Read about this on bhyve dev mailing list. It also mentions that Inte I350-t4 are no good. 
Anyway, since you're mentioning this and I couldn't find anything clear enough on the web, let me ask you this. Is SR-IOV support required from the CPU & motherboard also, and not only from the NIC? 
Because Intel site implied so by saying about certain CPUs that they have the feature _disabled_. Then again, the next thing is motherboard chip (and BIOS, of course) that supports all the CPU features or not. But most other sites only mention whether or not this or that NIC supports the feature. 
So how does one find out that his hardware supports SR-IOV? For example, I have Intel Xeon e5-2690 and motherboard supporting all its features. But there's no mentioning of SR-IOV there, though I also have Intel I350-t4, that kind of supports it. Though at bhyve-dev list they mentioned it wasn't worth the time to try and implement it with igb driver responsible for that NIC.
Then, of course, it has 4 ports, each of which can be passed through as a separate PCIe device... still, I'm interested.,


----------



## Phishfry (Mar 19, 2020)

free-and-bsd said:


> So how does one find out that his hardware supports SR-IOV? For example, I have Intel Xeon e5-2690 and motherboard


I can't find an Intel page to quote but I know all LGA2011 support SR-IOV on C6xx chipsets..
When it comes to NIC's it is found in Intel, Mellanox and Chelsio 10G cards.
There was a mailing list discussion about 1g Intel Nics but I don't know if that was ever implemented.


			Testing VF/PF code


----------



## free-and-bsd (Mar 20, 2020)

bendany said:


> For windows server, my recommendation config is
> 
> 1. apply this commit https://reviews.freebsd.org/rS358848
> 2. using nvme as disk backend or passthough a nvme disk.
> ...


Do I need to use -CURRENT for these patches to apply? They failed with 12.1.


----------



## Phishfry (Mar 20, 2020)

You don't need patch from #4. It is only needed for E3 Xeons, Not E5 Xeons like you have.
As for #1 and #5 patches I dont think they are absolutely needed either.
I wholeheartedly agree with # 2 and #3 and use both. I don't pass-thru NVMe but host my VM's on them.
I pass-thru all NIC's and let my upstream OPNSense box hand out DHCP IP's to each NIC interface.
Bridges and all that jazz are not ideal in my opinion.


----------



## zirias@ (Mar 20, 2020)

Phishfry said:


> As for #1 and #5 patches I dont think they are absolutely needed either.
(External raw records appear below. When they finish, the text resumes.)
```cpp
hipError_t launch_epoch_count(const PermKey& p, int64_t nnz, int B, const int4* pairs, int4* out_recs,
                              int32_t* out_idx, void* tmp, size_t tmp_bytes, hipStream_t s) {
    if (!epoch_count_ok(nnz, B) || (uint64_t)nnz != p.n || p.mask > 0xFFFFFFFFull) return hipErrorInvalidValue;
    if ((pairs == nullptr) != (out_recs == nullptr) || (out_recs == nullptr) == (out_idx == nullptr))
        return hipErrorInvalidValue;
    if (tmp_bytes < epoch_count_scratch(nnz, B)) return hipErrorInvalidValue;
    const EpochCtx c = epoch_ctx(p, nnz, B);
    const int64_t n_chunks = n_chunks_of(c.n_tiles);
    uint16_t* bins = static_cast<uint16_t*>(tmp);
    int32_t* cnt = reinterpret_cast<int32_t*>(static_cast<char*>(tmp) + align16((size_t)nnz * sizeof(uint16_t)));
    int32_t* csum = cnt + c.n_tiles * c.n_bins;
    const dim3 grid((unsigned)c.n_tiles);
    const size_t lds1 = (size_t)c.n_bins * sizeof(int32_t) + kEpochTile * sizeof(uint16_t);
    hipLaunchKernelGGL(epoch_bins_kernel, grid, dim3(kBlock), lds1, s, c, bins, cnt);
    hipLaunchKernelGGL(epoch_chunk_sum_kernel, dim3((unsigned)n_chunks), dim3(kBlock), 0, s, c, cnt, csum);
    hipLaunchKernelGGL(epoch_chunk_scan_kernel, dim3((unsigned)((c.n_bins + kWavesPerBlock - 1) / kWavesPerBlock)),
                       dim3(kBlock), 0, s, c, csum, n_chunks);
    hipLaunchKernelGGL(epoch_tile_offsets_kernel, dim3((unsigned)n_chunks), dim3(kBlock), 0, s, c, cnt, csum);
    size_t lds3 = (size_t)(kWavesPerBlock + 1) * c.n_bins * sizeof(int32_t) +
                  (size_t)(2 * kEpochTile + kWavesPerBlock) * sizeof(int32_t);
    if (out_recs)
        hipLaunchKernelGGL(epoch_scatter_kernel<true>, grid, dim3(kBlock), lds3, s, c, bins, cnt, pairs, out_recs,
                           nullptr);
    else
        hipLaunchKernelGGL(epoch_scatter_kernel<false>, grid, dim3(kBlock), lds3, s, c, bins, cnt, nullptr, nullptr,
                           out_idx);
    return hipGetLastError();
}

}
```

collaborativefilteringusingtensorflow_amd/csrc/cf_kernels.h:

```cpp
#pragma once
#include <hip/hip_runtime.h>
#include <stdint.h>

namespace cfk {

constexpr int kWave = 64;
constexpr int kBlock = 256;
constexpr int kWavesPerBlock = kBlock / kWave;
constexpr int kGL = 16;
constexpr int kGroupsPerBlock = kBlock / kGL;
#ifndef CF_PAIRS_PER_GROUP
#define CF_PAIRS_PER_GROUP 2
#endif
constexpr int kPairsPerGroup = CF_PAIRS_PER_GROUP;
constexpr int kPairsPerBlock = kGroupsPerBlock * kPairsPerGroup;
constexpr int kMaxNeg = 64;
constexpr int kMaxGroup = 16;
constexpr int kMaxFactors = 256;

enum Model { BPR = 0, GBPR = 1, CML = 2, AMF = 3, PLR = 4 };

struct PermKey {
    uint64_t n;
    uint64_t mask;
// ... 20 lines not shown
    int apr_embed_done;
    int use_rank_weight;
    float n_items_f;
    int64_t n_items;
    float lr, clip_norm;
    int clip;
    int sample;
    int count_users;
    int count_items;
    int items_grad_only;
    uint64_t slot_base;
    uint64_t rng_key;
    PermKey perm;
    const int4* __restrict__ pairs;
    const int64_t* __restrict__ indptr;
    const int32_t* __restrict__ indices;
    const int64_t* __restrict__ indptr_t;
    const int32_t* __restrict__ indices_t;
    const unsigned long long* __restrict__ pos_set;
    uint64_t pos_mask;
    const int32_t* __restrict__ order;
    const int4* __restrict__ order_recs;
    int user_runs;
    int det_fx;
    long long* __restrict__ slotP64;
    unsigned long long* __restrict__ GU64;
    const int32_t* __restrict__ hotU;
    unsigned long long* __restrict__ GV64;
    int* __restrict__ fx_bad;
    int2* __restrict__ spec_ph;
    int* __restrict__ spec_n;
    float* __restrict__ U; float* __restrict__ AU; float* __restrict__ GU;
    float* __restrict__ V; float* __restrict__ AV; float* __restrict__ GV;
    float* __restrict__ b; float* __restrict__ Ab; float* __restrict__ Gb;
    int32_t* __restrict__ occU;
    int32_t* __restrict__ occV;
    int32_t* __restrict__ cntU;
    int32_t* __restrict__ cntV;
    int32_t* __restrict__ rankU;
    int32_t* __restrict__ rankV;
    float* __restrict__ slotU;
    float* __restrict__ slotV;
    int capU, capV;
    float* __restrict__ GVrep;
    int repV;
    const int32_t* __restrict__ offU;
// ... 248 lines not shown
    const int32_t* occV; const int32_t* rankV;
    const int32_t* cntU;
    int32_t* hotU;
    int* hot_n;
    const int32_t* cntV; const int32_t* cntP;
    int2* offPN;
    int32_t* srec;
    int B, W, capU;
    int64_t n_items;
    const int2* spec_ph;
    const int* spec_n;
    float* slotN;
    int32_t* cntVw;
    int d;
};
hipError_t launch_psort(const PsortArgs& a, void* tmp, size_t tmp_bytes, hipStream_t s);
size_t epoch_order_scratch(int64_t nnz, int32_t n_batches);
hipError_t launch_epoch_order(const PermKey& p, int64_t nnz, int B, int32_t* keys, int32_t* vals, void* tmp,
                              size_t tmp_bytes, const int32_t** order_out, hipStream_t s);
size_t epoch_records_scratch(int64_t nnz, int32_t n_batches);
hipError_t launch_epoch_records(const PermKey& p, int64_t nnz, int B, const int4* pairs, int32_t* keys, int4* recs,
                                void* tmp, size_t tmp_bytes, const int4** recs_out, hipStream_t s);
constexpr int kEpochMaxBins = 1024;
bool epoch_count_ok(int64_t nnz, int B);
size_t epoch_count_scratch(int64_t nnz, int B);
hipError_t launch_epoch_count(const PermKey& p, int64_t nnz, int B, const int4* pairs, int4* out_recs,
                              int32_t* out_idx, void* tmp, size_t tmp_bytes, hipStream_t s);
hipError_t launch_uncount_spec(const int2* ph, int* n, int32_t* cnt, hipStream_t s);
hipError_t launch_build_pos_set(const int4* pairs, int64_t nnz, unsigned long long* set,
                                uint64_t mask, hipStream_t s);
hipError_t launch_build_pairs(const int64_t* indptr, const int32_t* indices, int64_t n_users,
                              int4* pairs, hipStream_t s);
hipError_t launch_score(const ScoreArgs& a, hipStream_t s);
hipError_t launch_topk(const TopkArgs& a, int n_users, hipStream_t s);
hipError_t launch_fused_topk(const FusedTopkArgs& a, hipStream_t s);
hipError_t launch_xchg_pack(const XchgArgs& a, hipStream_t s);
hipError_t launch_xchg_serve(const int32_t* ids, int64_t n, int64_t u0, int32_t* cntU, int32_t* own,
                             const float* U, float* rows, int d, hipStream_t s);
hipError_t launch_xchg_accumulate(const int32_t* ids, int64_t n, int64_t u0, const float* grads,
                                  float* GU, int d, hipStream_t s);

PermKey make_perm_key(uint64_t n, uint64_t seed, uint64_t epoch);
uint64_t mix64_host(uint64_t z);

}
```

collaborativefilteringusingtensorflow_amd/csrc/cf_kernels.hip:

```cpp
#include "cf_kernels_impl.h"

namespace cfk {

__global__ void init_normal_kernel(float* __restrict__ X, int64_t n, float mean, float stddev,
                                   int truncated, uint64_t seed) {
    const int64_t t0 = (int64_t)blockIdx.x * blockDim.x + threadIdx.x;
    const int64_t nt = (int64_t)gridDim.x * blockDim.x;
    for (int64_t k = t0; k < n; k += nt) {
        uint64_t ctr = 0;
        float z;
        do {
            const uint64_t h = mix64(seed ^ mix64((uint64_t)k * 0x9E3779B97F4A7C15ull + ctr++));
            const float u1 = ((uint32_t)(h >> 40) + 0.5f) * (1.f / 16777216.f);
            const float u2 = ((uint32_t)(h & 0xFFFFFF)) * (1.f / 16777216.f);
            z = sqrtf(-2.f * logf(u1)) * cospif(2.f * u2);
        } while (truncated && fabsf(z) > 2.f);
        X[k] = mean + stddev * z;
    }
}

__global__ void fill_kernel(float* __restrict__ X, int64_t n, float v) {
    const int64_t t0 = (int64_t)blockIdx.x * blockDim.x + threadIdx.x;
    const int64_t nt = (int64_t)gridDim.x * blockDim.x;
    for (int64_t k = t0; k < n; k += nt) X[k] = v;
// ... 438 lines not shown
        const int32_t g = a.g[(int64_t)p * a.gs + k];
        int32_t v;
        if (a.sharded) {
            const bool gok = g >= 0 && g < a.total_users;
            ok = ok && gok;
            v = !gok ? 0 : (g >= a.shard_u0 && g < a.shard_u1) ? (int32_t)(g - a.shard_u0) : -1 - g;
        } else {
            const bool gok = g >= 0 && g < a.n_users;
            ok = ok && gok;
            v = gok ? g : 0;
        }
        a.occU[a.B + (int64_t)p * a.G + k] = v;
    }
    if (!ok) atomicMin(a.bad, p);
}

hipError_t launch_pack_batch(const PackArgs& a, hipStream_t s) {
    if (a.B <= 0) return hipSuccess;
    hipLaunchKernelGGL(pack_batch_kernel, dim3((a.B + kBlock - 1) / kBlock), dim3(kBlock), 0, s, a);
    return hipGetLastError();
}

uint64_t mix64_host(uint64_t z) { return mix64(z); }

PermKey make_perm_key(uint64_t n, uint64_t seed, uint64_t epoch) {
    PermKey p{};
    p.n = n;
    uint32_t bits = 1;
    while (bits < 63 && (1ull << bits) < n) ++bits;
    p.mask = (1ull << bits) - 1ull;
    p.shift = bits / 2 > 0 ? bits / 2 : 1;
    uint64_t h = mix64(seed ^ mix64(epoch + 0x5851F42D4C957F2Dull));
    for (int r = 0; r < 3; ++r) {
        h = mix64(h + (uint64_t)r);
        p.k[r] = h & p.mask;
        p.m[r] = (mix64(h ^ 0xA0761D6478BD642Full) | 1ull);
    }
    return p;
}

hipError_t launch_det_hot(const HotArgs& h, hipStream_t s) {
    const int64_t ntiles = h.n / kDetTile;
    if (ntiles <= 0) return hipSuccess;
    const dim3 grid((unsigned)(ntiles < 16384 ? ntiles : 16384)), block(kBlock);
    return with_epl(h.d, [&](auto e) {
        hipLaunchKernelGGL(det_hot_kernel<decltype(e)::value>, grid, block, 0, s, h);
// ... 5 lines not shown
```

collaborativefilteringusingtensorflow_amd/csrc/cf_kernels_impl.h:

```cpp
#pragma once
#include <algorithm>
#include <type_traits>

#include "cf_kernels.h"
#include "cf_device.h"

#ifndef CF_PREP_GL
#define CF_PREP_GL 8
#endif
#ifndef CF_PREP_CHUNKS
#define CF_PREP_CHUNKS 8
#endif
#ifndef CF_PREP_GL_W1
#define CF_PREP_GL_W1 4
#endif
#ifndef CF_PREP_CHUNKS_W1
#define CF_PREP_CHUNKS_W1 (64 / CF_PREP_GL_W1)
#endif
#ifndef CF_SORT_MIN_WAVES
#define CF_SORT_MIN_WAVES 1
#endif
#ifndef CF_SORT_TILES
#define CF_SORT_TILES 1
#endif
#ifndef CF_LDS_WAVES
#define CF_LDS_WAVES 1
#endif
#ifndef CF_LDS_WAVES_GBPR
#define CF_LDS_WAVES_GBPR 1
#endif
#ifndef CF_APPLY_NF
#define CF_APPLY_NF 4
#endif
#ifndef CF_APPLY_NF_PS
#define CF_APPLY_NF_PS 8
#endif
#ifndef CF_APPLY_MIN_WAVES
#define CF_APPLY_MIN_WAVES 1
#endif
#ifndef CF_APPLY_DETECT_WAVES
// ... 262 lines not shown
        unsafeAtomicAdd(a.Gb + r, g);
    }
}

__device__ __forceinline__ void bias_finish_pre(const StepArgs& a, int64_t r, int count, float g,
                                                int64_t slot, float b0, float ab0) {
    if (count == 1 && !a.items_grad_only) {
        const float acc = fmaf(g, g, ab0);
        a.Ab[r] = acc;
        a.b[r] = b0 - adagrad_delta(a.lr, g, acc);
    } else {
        bias_finish(a, r, count, g, slot);
    }
}

__device__ __forceinline__ float neg_log_sigmoid(float x) {
    return -logf(rcp_1p(expf(-x)));
}

__device__ __forceinline__ float softplus(float x) {
    return x > 0.f ? x + log1pf(expf(-x)) : log1pf(expf(x));
}

__device__ __forceinline__ int32_t draw_item(uint64_t key, uint64_t ctr, int64_t n_items) {
    return (int32_t)uniform_below(mix64(key + ctr), (uint64_t)n_items);
}

constexpr int kPrepGL = CF_PREP_GL;
constexpr int kPrepPairsPerBlock = kBlock / kPrepGL;
constexpr int kPrepChunks = CF_PREP_CHUNKS;
__host__ __device__ constexpr int prep_chunks(int pgl) { return pgl == kPrepGL ? kPrepChunks : CF_PREP_CHUNKS_W1; }

template <int PGL = kPrepGL>
__device__ __forceinline__ uint32_t gor8(uint32_t v) {
    if constexpr (PGL == 4 || PGL == 8) {
        v |= dpp_u<0xB1>(v);
        v |= dpp_u<0x4E>(v);
        if constexpr (PGL == 8) v |= dpp_u<0x141>(v);
        return v;
    }
#pragma unroll
    for (int o = PGL / 2; o >= 1; o >>= 1) v |= (uint32_t)__shfl_xor((int)v, o, 64);
    return v;
}
template <int PGL>
__device__ __forceinline__ int32_t gbcast(int32_t v, int k) {
    if constexpr (PGL == 4) {
        switch (k) {
            case 0: return (int32_t)dpp_u<0x00>((uint32_t)v);
            case 1: return (int32_t)dpp_u<0x55>((uint32_t)v);
// ... 42 lines not shown
                hit |= (c < ncand && el[q] == cand[c]) ? (1u << c) : 0u;
    }
    return hit;
}

template <int MODEL, int PGL = kPrepGL>
__device__ __forceinline__ void prep_body(const StepArgs& a, int block) {
    const int gl = threadIdx.x & (PGL - 1);
    const int p = block * (kBlock / PGL) + (threadIdx.x / PGL);
    if (p >= a.B) return;
    const int W = a.W;
    const int G = (MODEL == GBPR) ? a.G : 0;
    const int B = a.B;
    int u, i;
    uint64_t key = 0;
    int64_t rb = 0, re = 0;
    if (a.sample) {
        const uint64_t slot = a.slot_base + (uint64_t)p;
        const int4 pr = a.order_recs != nullptr ? a.order_recs[slot]
                      : a.order != nullptr    ? a.pairs[a.order[slot]]
                                              : a.pairs[permute(slot, a.perm)];
        u = pr.x;
        i = pr.y;
        key = mix64(a.rng_key ^ (slot * 0xD1B54A32D192ED03ull));
        rb = (int64_t)(uint32_t)pr.z;
        re = rb + pr.w;
    } else {
        u = a.occU[p];
        i = a.occV[p];
    }
    const bool runs = a.user_runs != 0 && a.sample && a.count_users;
    int run_rank = 0, run_len = 0, run_lead = 0, run_base = 0;
    bool run_atomic = false;
    if (runs) {
        constexpr int GPW = kWave / PGL;
        const int lane = threadIdx.x & 63, lead = lane & ~(PGL - 1), g = lane / PGL;
        const int uprev = __shfl_up(u, PGL, kWave), unext = __shfl_down(u, PGL, kWave);
        const bool head = g == 0 || uprev != u;
        const bool tail = g == GPW - 1 || p + 1 >= B || unext != u;
        const uint64_t H = __ballot(gl == 0 && head), T = __ballot(gl == 0 && tail);
        const uint64_t hm = H & ((2ull << lead) - 1ull);
        const uint64_t tm = T & ~((1ull << lead) - 1ull);
        run_lead = 63 - __clzll((long long)hm);
        const int last = __ffsll((unsigned long long)tm) - 1;
        run_rank = (lead - run_lead) / PGL;
        run_len = (last - run_lead) / PGL + 1;
        run_atomic = run_lead == 0 || last == (GPW - 1) * PGL;
// ... 77 lines not shown
            if (a.sample) {
                const int64_t cb = a.indptr_t[i], ce = a.indptr_t[i + 1];
                const uint64_t h = mix64(key + ((uint64_t)(kMaxNeg + k) << 32));
                g = a.indices_t[cb + (int64_t)uniform_below(h, (uint64_t)(ce - cb))];
                g = (g >= a.shard_u0 && g < a.shard_u1) ? g - a.shard_u0 : -1 - g;
                a.occU[B + p * G + k] = g;
            } else {
                g = a.occU[B + p * G + k];
            }
            if (a.count_users && g >= 0) a.rankU[B + p * G + k] = atomicAdd(&a.cntU[g], 1);
        }
    }
    if (runs) rk_u = __shfl(run_base, run_lead, kWave) + run_rank;
    if (gl == 0) {
        if (a.sample) {
            a.occU[p] = u;
            a.occV[p] = i;
        }
        if (a.count_users) a.rankU[p] = rk_u;
        if (a.count_items) a.rankV[p] = rk_i;
    }
}

template <int MODEL>
__device__ __forceinline__ void prep_any(const StepArgs& a, int block) {
    if (a.W == 1)
        prep_body<MODEL, CF_PREP_GL_W1>(a, block);
    else
        prep_body<MODEL>(a, block);
}

__host__ __device__ __forceinline__ int prep_pairs_per_block(const StepArgs& a) {
    return a.W == 1 ? kBlock / CF_PREP_GL_W1 : kPrepPairsPerBlock;
}

template <int MODEL>
__global__ __launch_bounds__(kBlock) void prep_kernel(StepArgs a) {
    prep_any<MODEL>(a, blockIdx.x);
}

template <int EPL, int WT>
struct NegRows {
    static constexpr int N = WT > 0 ? WT : 1;
    int j[N];
    int c[N];
    int64_t sl[N];
    float v[N][EPL];
    __device__ __forceinline__ void prefetch(const StepArgs& a, int p, int gl) {
        if constexpr (WT > 0) {
            int rk[N];
#pragma unroll
            for (int w = 0; w < WT; ++w) {
                j[w] = a.occV[a.B + p * WT + w];
                rk[w] = a.count_items ? a.rankV[a.B + p * WT + w] : 0;
            }
// ... 2006 lines not shown
```

collaborativefilteringusingtensorflow_amd/engine.py:

```python
import ctypes

import numpy as np

from . import _native as N
from ._native import _ptr


def _i32(a):
    return np.ascontiguousarray(a, dtype=np.int32)


def _is_dev(x):
    return hasattr(x, "data_ptr") and bool(getattr(x, "is_cuda", False))


def _dev(t, dtype, ctype):
    import torch
    t = t.to(dtype).contiguous()
    torch.cuda.current_stream(t.device).synchronize()
    return t, ctypes.cast(t.data_ptr(), ctypes.POINTER(ctype))


class _DevArg(object):

# ... 485 lines not shown
        if _is_dev(users):
            import torch
            u, up = _dev(users.reshape(-1), torch.int32, ctypes.c_int32)
            n = u.shape[0]
            rows = torch.empty((n, cut.shape[0], 7), dtype=torch.float64, device=u.device) if per_user else None
            lists = torch.empty((n, max(k, 0)), dtype=torch.int32, device=u.device) if return_lists else None
            uptr = ctypes.c_void_p(u.data_ptr())
            rp = ctypes.c_void_p(rows.data_ptr()) if per_user else None
            lp = ctypes.c_void_p(lists.data_ptr()) if return_lists else None
        else:
            u = _i32(users).reshape(-1)
            n = u.shape[0]
            rows = np.empty((n, cut.shape[0], 7), dtype=np.float64) if per_user else None
            lists = np.empty((n, max(k, 0)), dtype=np.int32) if return_lists else None
            uptr = ctypes.c_void_p(u.ctypes.data)
            rp = ctypes.c_void_p(rows.ctypes.data) if per_user else None
            lp = ctypes.c_void_p(lists.ctypes.data) if return_lists else None
        N.check(self._L.cf_evaluate(self._h, uptr, n, cp, int(cut.shape[0]), 1 if exclude_train else 0, mp,
                                    sp, rp, lp), "cf_evaluate")
        out = (sums,) + ((rows,) if per_user else ()) + ((lists,) if return_lists else ())
        return out if len(out) > 1 else sums

    PATH_FLAGS = {"phased": 1, "pos_sort": 2, "item_records": 4, "deterministic": 8, "dense_items": 16,
                  "lds": 32, "sorted_batches": 64}

    def step_path(self, batch_size):
        f = ctypes.c_int32(0)
        N.check(self._L.cf_step_path(self._h, int(batch_size), ctypes.byref(f)), "cf_step_path")
        v = int(f.value)
        out = {k: bool(v & m) for k, m in self.PATH_FLAGS.items()}
        out["pipeline"] = (v >> 8) & 3
        return v, out

    def set_option(self, name, value):
        N.check(self._L.cf_set_option(self._h, name.encode(), int(value)), "cf_set_option(%s)" % name)

    def profile(self, on=True):
        N.check(self._L.cf_profile_enable(self._h, 1 if on else 0), "cf_profile_enable")

    def profile_read(self, kernel):
        ms, n = ctypes.c_double(0.0), ctypes.c_int64(0)
        N.check(self._L.cf_profile_read(self._h, N.KERNELS[kernel], ctypes.byref(ms),
                                        ctypes.byref(n)), "cf_profile_read")
        return float(ms.value), int(n.value)

    def profile_reset(self):
        N.check(self._L.cf_profile_reset(self._h), "cf_profile_reset")
# ... 44 lines not shown
```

I applied patch #1 and my Windows vm gained a lot of speed. Some things (like login with a samba AD account) take a fraction of the time they took without this patch. Highly recommended!


Phishfry said:


> I wholeheartedly agree with # 2 and #3 and use both.


Sure, if you want to dedicate some hardware to the vm. I have good results with virtio-blk (backed by a ZFS vdev) and virtio-net though.


----------



## zirias@ (Mar 20, 2020)

free-and-bsd said:


> Do I need to use -CURRENT for these patches to apply? They failed with 12.1.


That's because you get them in a braindead format from the linked site, with only one "hunk" consisting of the whole file. They work on 12.1, but I had to apply them manually, using vim ...

Find attached a patch combining #1 and #4 for 12.1 for your convenience


----------



## free-and-bsd (Mar 21, 2020)

Oh, thank you kindly!!!
EDIT: looks like it does work faster with these patches (the other ones I already added)! Thank you again, only had to point it to /usr/src.

I only didn't understand about bendany 's point #2, use nvme instead of ahci/virtio-blk. Because bhyve refuses to accept that as argument. Though for me it's fast enough even without it, but would be interesting to try.


----------



## `Orum (Mar 22, 2020)

If you're using sysutils/vm-bhyve (which I highly recommend), it's rather straightforward.  Details on how to configure it are on the bottom of the page here.


----------



## free-and-bsd (Mar 22, 2020)

`Orum said:


> If you're using sysutils/vm-bhyve (which I highly recommend), it's rather straightforward.  Details on how to configure it are on the bottom of the page here.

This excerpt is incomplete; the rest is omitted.